If a Portfolio owns shares in certain foreign investment entities, referred to as “passive foreign investment companies” or “PFIC,” the Portfolio will be subject to one of the following special tax regimes: (i) the Portfolio is liable for U.S. federal income tax, and an additional interest charge, on a portion of any “excess distribution” from such foreign entity or any gain from the disposition of such shares, even if the entire distribution or gain is paid out by the Portfolio as a dividend to its shareholders; (ii) if the Portfolio were able and elected to treat a PFIC as a “qualifying electing fund” or “QEF,” the Portfolio would be required each year to include in income, and distribute to shareholders in accordance with the distribution requirements set forth above, the Portfolio’s pro rata share of the ordinary earnings and net capital gains of the passive foreign investment company, whether or not such earnings or gains are distributed to the Portfolio; or (iii) the Portfolio may be entitled to mark-to-market annually shares of the PFIC, and in such event would be required to distribute to shareholders any such mark-to-market gains in accordance with the distribution requirements set forth above.
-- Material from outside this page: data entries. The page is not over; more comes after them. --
def lib():
  global _lib
  if _lib is not None:
    return _lib
  if not os.path.exists(LIB_PATH):
    raise NativeUnavailable('libmitty_hip.so not built ({}); run __graft_entry__.build() or make -C '
                            'mitty_amd/csrc'.format(LIB_PATH))
  if 'torch' not in sys.modules and int(os.environ.get('WORLD_SIZE', '1')) > 1:
    import torch
  L = ctypes.CDLL(LIB_PATH)
  _sig(L, 'mh_version', [])
  _sig(L, 'mh_device_count', [ctypes.POINTER(c_i32)])
  _sig(L, 'mh_create', [c_i32, ctypes.POINTER(c_vp)])
  _sig(L, 'mh_destroy', [c_vp])
  _sig(L, 'mh_last_error', [c_vp], ctypes.c_char_p)
  _sig(L, 'mh_sync', [c_vp])
  _sig(L, 'mh_selftest_scan_fault', [c_vp])
  _sig(L, 'mh_selftest_scan', [c_vp, c_i32, c_i32, c_vp, c_i64, c_i32, c_vp, c_vp, c_vp, c_vp])
  _sig(L, 'mh_selftest_sort', [c_vp, c_vp, c_i64, c_i32, c_vp, c_vp])
  _sig(L, 'mh_read_model_params', [c_i64, c_dbl, ctypes.POINTER(c_dbl), P_i64])
  _sig(L, 'mh_work_units', [c_u64, c_vp, c_i64, c_i64, c_vp, c_vp, c_vp, P_i64])
  _sig(L, 'mh_upload_contig', [c_vp, c_i32, c_vp, c_i64])
  _sig(L, 'mh_upload_variants', [c_vp, c_i32, c_vp, c_vp, c_vp, c_vp, c_vp, c_vp, c_i64, c_i64])
  _sig(L, 'mh_build_haplotype_vset', [c_vp, c_i32, c_i32, c_i64, c_i32, c_vp, c_vp, c_vp])
  _sig(L, 'mh_release_variants', [c_vp, c_i32])
  _sig(L, 'mh_build_haplotype', [c_vp, c_i32, c_i32, c_i64, c_vp, c_vp, c_vp, c_vp, c_vp, c_vp, c_i64, c_i64,
                                 P_i64, P_i64, P_i64])
  _sig(L, 'mh_get_nodes', [c_vp, c_i32, c_vp, c_vp, c_vp, c_vp, c_vp, c_i64, P_i64])
  _sig(L, 'mh_get_haplotype_aux', [c_vp, c_i32, c_vp, c_i64, P_i64, c_vp, c_vp, c_i64, P_i64, c_vp, c_i64, P_i64])
  _sig(L, 'mh_release_haplotype', [c_vp, c_i32])
  _sig(L, 'mh_bgzf_compress_device', [c_vp, c_vp, c_i64, c_vp, c_i64, P_i64])
  _sig(L, 'mh_bgzf_compress_gpu', [c_vp, c_vp, c_i64, c_vp, c_i64, P_i64])
  _sig(L, 'mh_output_bgzf', [c_vp, c_i32, c_vp, c_i64, P_i64])
  _sig(L, 'mh_output_bgzf_range', [c_vp, c_i32, c_i64, c_i64, c_vp, c_i64, P_i64])
  _sig(L, 'mh_output_bgzf_pair', [c_vp, c_i64, c_i64, c_i64, c_vp, c_i64, c_vp, c_i64, P_i64, P_i64,
                                  ctypes.POINTER(c_i32)])
  _sig(L, 'mh_output_bgzf_wait', [c_vp, c_i32])
  _sig(L, 'mh_output_fetch_async', [c_vp, c_i64, c_vp, c_i64, c_i64, c_vp, c_i64, ctypes.POINTER(c_i32)])
  _sig(L, 'mh_output_fetch_wait', [c_vp, c_i32])
  _sig(L, 'mh_expand_variant', [c_i64, c_i64, c_i64, c_i64, c_i32, c_i64, P_i64, ctypes.POINTER(c_i32), P_i64, P_i64])
  _sig(L, 'mh_sample_templates', [c_vp, c_i32, c_dbl, c_i32, c_vp, c_i32, c_u64, c_i32, P_i64])
  _sig(L, 'mh_sample_templates_span', [c_vp, c_i64, c_i64, c_dbl, c_i32, c_vp, c_i32, c_u64, c_i32, P_i64])
  _sig(L, 'mh_set_templates', [c_vp, c_vp, c_vp, c_vp, c_i64, c_i32])
  _sig(L, 'mh_get_templates', [c_vp, c_vp, c_vp, c_vp, c_i64, P_i64])
  _sig(L, 'mh_emit_reads', [c_vp, c_i32, ctypes.c_char_p, ctypes.c_char_p, c_i64, c_i32, c_u64, P_i64, P_i64, P_i64])
  _sig(L, 'mh_emit_prepare', [c_vp, c_i32, ctypes.c_char_p, ctypes.c_char_p, c_i64, c_i32, c_u64, P_i64, P_i64, P_i64])
  _sig(L, 'mh_emit_reads_async', [c_vp, c_i32, ctypes.c_char_p, ctypes.c_char_p, c_i64, c_i32, c_u64])
  _sig(L, 'mh_emit_collect', [c_vp, c_vp, c_i64, P_i64])
  _sig(L, 'mh_build_haplotypes_vset', [c_vp, c_i32, c_vp, c_vp, c_vp, c_vp, c_vp, c_vp, c_vp])
  _sig(L, 'mh_prefetch_haplotypes_vset', [c_vp, c_i32, c_vp, c_vp, c_vp, c_vp, c_i32, c_vp, c_vp, c_dbl])
  _sig(L, 'mh_emit_reads_range', [c_vp, c_i32, ctypes.c_char_p, ctypes.c_char_p, c_i64, c_i32, c_u64, c_i64, c_i64,
                                   c_i64, P_i64, P_i64, P_i64])
  _sig(L, 'mh_count_kept', [c_vp, c_i32, c_i64, c_i64, P_i64])
  _sig(L, 'mh_emit_measure', [c_vp, c_i32, ctypes.c_char_p, ctypes.c_char_p, c_i64, c_i32, c_u64, c_i64, c_i64, c_i64,
                              P_i64, P_i64, P_i64])
  _sig(L, 'mh_bam_set_refs', [c_vp, c_i32, ctypes.c_char_p, c_vp])
  _sig(L, 'mh_bam_add_fastq', [c_vp, c_vp, c_i64, c_vp, c_i64, c_i64, P_i64, P_i64, P_i64])
  _sig(L, 'mh_bam_add_output', [c_vp, c_i64, P_i64])
  _sig(L, 'mh_bam_records', [c_vp, P_i64, P_i64])
  _sig(L, 'mh_bam_set_capacity', [c_vp, c_i64])
  _sig(L, 'mh_bam_spilled', [c_vp, P_i64, P_i64])
  _sig(L, 'mh_bam_export', [c_vp, c_i64, c_i64, c_vp, c_vp, c_vp, c_vp])
  _sig(L, 'mh_bam_import', [c_vp, c_vp, c_vp, c_vp, c_vp, c_i64])
  _sig(L, 'mh_bam_partition', [c_vp, c_vp, c_i32, ctypes.c_uint64, c_vp, c_vp, c_vp])
  _sig(L, 'mh_bam_set_spill_dir', [c_vp, ctypes.c_char_p])
  _sig(L, 'mh_bam_partition_fetch', [c_vp, c_vp, c_i64])
  _sig(L, 'mh_bam_import_tie', [c_vp, c_vp, c_vp, c_vp, c_vp, c_vp, c_i64])
  _sig(L, 'mh_bam_sorted_head', [c_vp, c_i64, c_vp])
  _sig(L, 'mh_bam_write_part', [c_vp, ctypes.c_char_p, ctypes.c_char_p, c_i64, c_i64, c_vp, c_i64, c_i32, P_i64,
                                P_i64, P_i64, c_vp, c_i64])
  _sig(L, 'mh_bam_bai_runs', [c_vp, P_i64, c_vp, c_i64, P_i64, c_vp, c_i64, c_vp])
  _sig(L, 'mh_bam_write', [c_vp, ctypes.c_char_p, ctypes.c_char_p, c_i64, c_i32, c_i32, ctypes.c_char_p, P_i64,
                           P_i64])
  _sig(L, 'mh_bam_write_gpu', [c_vp, ctypes.c_char_p, ctypes.c_char_p, c_i64, ctypes.c_char_p, P_i64, P_i64, P_i64])
  _sig(L, 'mh_bam_reset', [c_vp])
  _sig(L, 'mh_bam_sort', [c_vp])
  _sig(L, 'mh_corrupt_fastq', [c_vp, c_vp, c_i64, c_vp, c_i64, c_i64, P_i64, P_i64, P_i64])
  _sig(L, 'mh_bgzf_compress', [c_vp, c_i64, c_i32, c_i32, c_vp, c_i64, P_i64])
  _sig(L, 'mh_bgzf_eof', [c_vp])
  _sig(L, 'mh_vcf_open', [ctypes.c_char_p, ctypes.c_char_p, ctypes.POINTER(c_vp)])
  _sig(L, 'mh_vcf_error', [c_vp], ctypes.c_char_p)
  _sig(L, 'mh_vcf_close', [c_vp])
  _sig(L, 'mh_vcf_region', [c_vp, ctypes.c_char_p, c_i64, c_i64, ctypes.POINTER(c_i32), c_vp, c_vp, c_i32])
  _sig(L, 'mh_vcf_copy', [c_vp, c_i32, c_vp, c_vp, c_vp, c_vp, c_vp, c_vp])
  _sig(L, 'mh_vcf_filter', [ctypes.c_char_p, ctypes.c_char_p, c_i32, c_vp, c_vp, c_vp, ctypes.c_char_p, c_i32, c_i32,
                            P_i64, P_i64, ctypes.c_char_p, c_i32])
  _sig(L, 'mh_bamfile_open', [ctypes.c_char_p, c_i32, ctypes.POINTER(c_vp)])
  _sig(L, 'mh_bamfile_error', [c_vp], ctypes.c_char_p)
  _sig(L, 'mh_bamfile_header', [c_vp, ctypes.POINTER(c_vp), P_i64, ctypes.POINTER(c_i32), ctypes.POINTER(c_vp),
                                ctypes.POINTER(c_vp)])
  _sig(L, 'mh_bamfile_next', [c_vp, c_i64, ctypes.POINTER(c_vp), P_i64, ctypes.POINTER(c_vp), P_i64])
  _sig(L, 'mh_bamfile_close', [c_vp])
  _sig(L, 'mh_score_begin', [c_vp, c_i32, ctypes.c_char_p, c_i32, c_i32, c_i32, ctypes.c_char_p])
  _sig(L, 'mh_score_add_records', [c_vp, c_vp, c_i64, c_vp, c_i64])
  _sig(L, 'mh_score_add_store', [c_vp])
  _sig(L, 'mh_score_result', [c_vp, c_vp, c_vp, c_vp])
  _sig(L, 'mh_score_reset', [c_vp])
  _sig(L, 'mh_fasta_open', [ctypes.c_char_p, c_vp, ctypes.POINTER(c_vp)])
  _sig(L, 'mh_fasta_error', [c_vp], ctypes.c_char_p)
  _sig(L, 'mh_fasta_count', [c_vp, ctypes.POINTER(c_i32)])
  _sig(L, 'mh_fasta_contig', [c_vp, c_i32, ctypes.POINTER(ctypes.c_char_p), ctypes.POINTER(c_vp), P_i64])
  _sig(L, 'mh_fasta_copy', [c_vp, c_i32, c_vp])
  _sig(L, 'mh_fasta_close', [c_vp])
  _sig(L, 'mh_output_size', [c_vp, P_i64, P_i64])
  _sig(L, 'mh_output_fetch', [c_vp, c_i64, c_vp, c_i64, c_i64, c_vp, c_i64])
  _sig(L, 'mh_output_reset', [c_vp])
  _sig(L, 'mh_host_alloc', [c_i64, ctypes.POINTER(c_vp)])
  _sig(L, 'mh_host_free', [c_vp])
  _sig(L, 'mh_device_cache_trim', [ctypes.POINTER(c_i64)])
  _sig(L, 'mh_device_live_bytes', [ctypes.POINTER(c_i64), ctypes.POINTER(c_i64), c_i32])
  _sig(L, 'mh_read_batch', [c_vp, c_i32, c_vp, c_vp, c_i64, c_vp, c_vp, c_vp,
                            c_vp, c_i64, c_vp, P_i64, c_vp, c_i64, c_vp, P_i64, c_vp, c_i64, c_vp, P_i64])
  _sig(L, 'mh_set_corruption', [c_vp, c_i32, c_vp, c_i32, c_i32, c_vp, c_u64])
  _sig(L, 'mh_templates_export', [c_vp, c_i32, c_i32, c_vp, c_vp, c_vp, c_i64, P_i64])
  _sig(L, 'mh_templates_import', [c_vp, c_i32, c_i32, c_vp, c_vp, c_vp, c_i64, c_i32])
  _sig(L, 'mh_set_corruption_stream', [c_vp, c_i32, c_u64, c_vp, c_i32])
  _sig(L, 'mh_get_corruption_stream', [c_vp, c_vp, ctypes.POINTER(c_i32), P_i64])
  _sig(L, 'mh_stage_times', [c_vp, ctypes.POINTER(ctypes.c_char_p), ctypes.POINTER(c_dbl), c_i32,
                             ctypes.POINTER(c_i32)])
  _sig(L, 'mh_enable_timing', [c_vp, c_i32])
  _sig(L, 'mh_sample_units', [c_vp, c_i32, c_vp, c_vp, c_vp, c_dbl, c_i32, c_vp, c_i32, c_i32, c_vp])
  _sig(L, 'mh_sample_units_async', [c_vp, c_i32, c_vp, c_vp, c_vp, c_dbl, c_i32, c_vp, c_i32, c_i32])
  _sig(L, 'mh_templates_count', [c_vp, c_i32, c_vp])
  _sig(L, 'mh_use_templates', [c_vp, c_i32])
  _sig(L, 'mh_release_templates', [c_vp, c_i32])
  _sig(L, 'mh_mt_window_at', [ctypes.c_uint32, c_u64, c_vp])
  _sig(L, 'mh_fixup_count', [c_vp, P_i64])
  _sig(L, 'mh_set_emit_mode', [c_vp, c_i32])
  _sig(L, 'mh_set_decode_mode', [c_vp, c_i32])
  _lib = L
  return L


def mt_window_at(seed, offset):
  out = np.empty(624, np.uint32)
  rc = lib().mh_mt_window_at(int(seed), int(offset), _ptr(out))
  if rc:
    _raise(rc, 'mh_mt_window_at failed')
  return out


def bgzf_compress(data, level=6, threads=8):
  n = len(data)
  src = np.frombuffer(data, np.uint8) if n else np.zeros(1, np.uint8)
  cap = n + (n // 0xff00 + 1) * 64 + 64
  out = np.empty(cap, np.uint8)
  used = c_i64()
  rc = lib().mh_bgzf_compress(_ptr(src), n, int(level), int(threads), _ptr(out), cap, ctypes.byref(used))
  if rc == MH_E_CAPACITY:
    out = np.empty(used.value, np.uint8)
    rc = lib().mh_bgzf_compress(_ptr(src), n, int(level), int(threads), _ptr(out), used.value, ctypes.byref(used))
  if rc:
    _raise(rc, 'mh_bgzf_compress failed')
  return out[:used.value].tobytes()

Each Portfolio may invest in complex securities. These investments may be subject to numerous special and complex rules. These rules could affect whether gains and losses recognized by a Portfolio are treated as ordinary income or capital gain, accelerate the recognition of income to the Portfolio and/or defer the Portfolio’s ability to recognize losses. In turn, these rules may affect the amount, timing or character of the income distributed to a Fund by a Portfolio and therefore to Fund shareholders.

The Code currently treats income and gains from trading in commodities as nonqualifying income under the Qualifying Income Requirement described above. Each Portfolio intends to obtain exposure to commodities through investments that are consistent with the Portfolio’s intention to be taxable as a RIC under Subchapter M of the Code. For example, a Portfolio may invest up to 25% of its total assets in one or more qualified publicly traded partnerships (“QPTPs”) whose principal activities is the buying and selling of commodities or options, futures, or forwards with respect to commodities since the Code provides that the net income derived from such QPTPs is qualifying income under the Qualifying Income Requirement.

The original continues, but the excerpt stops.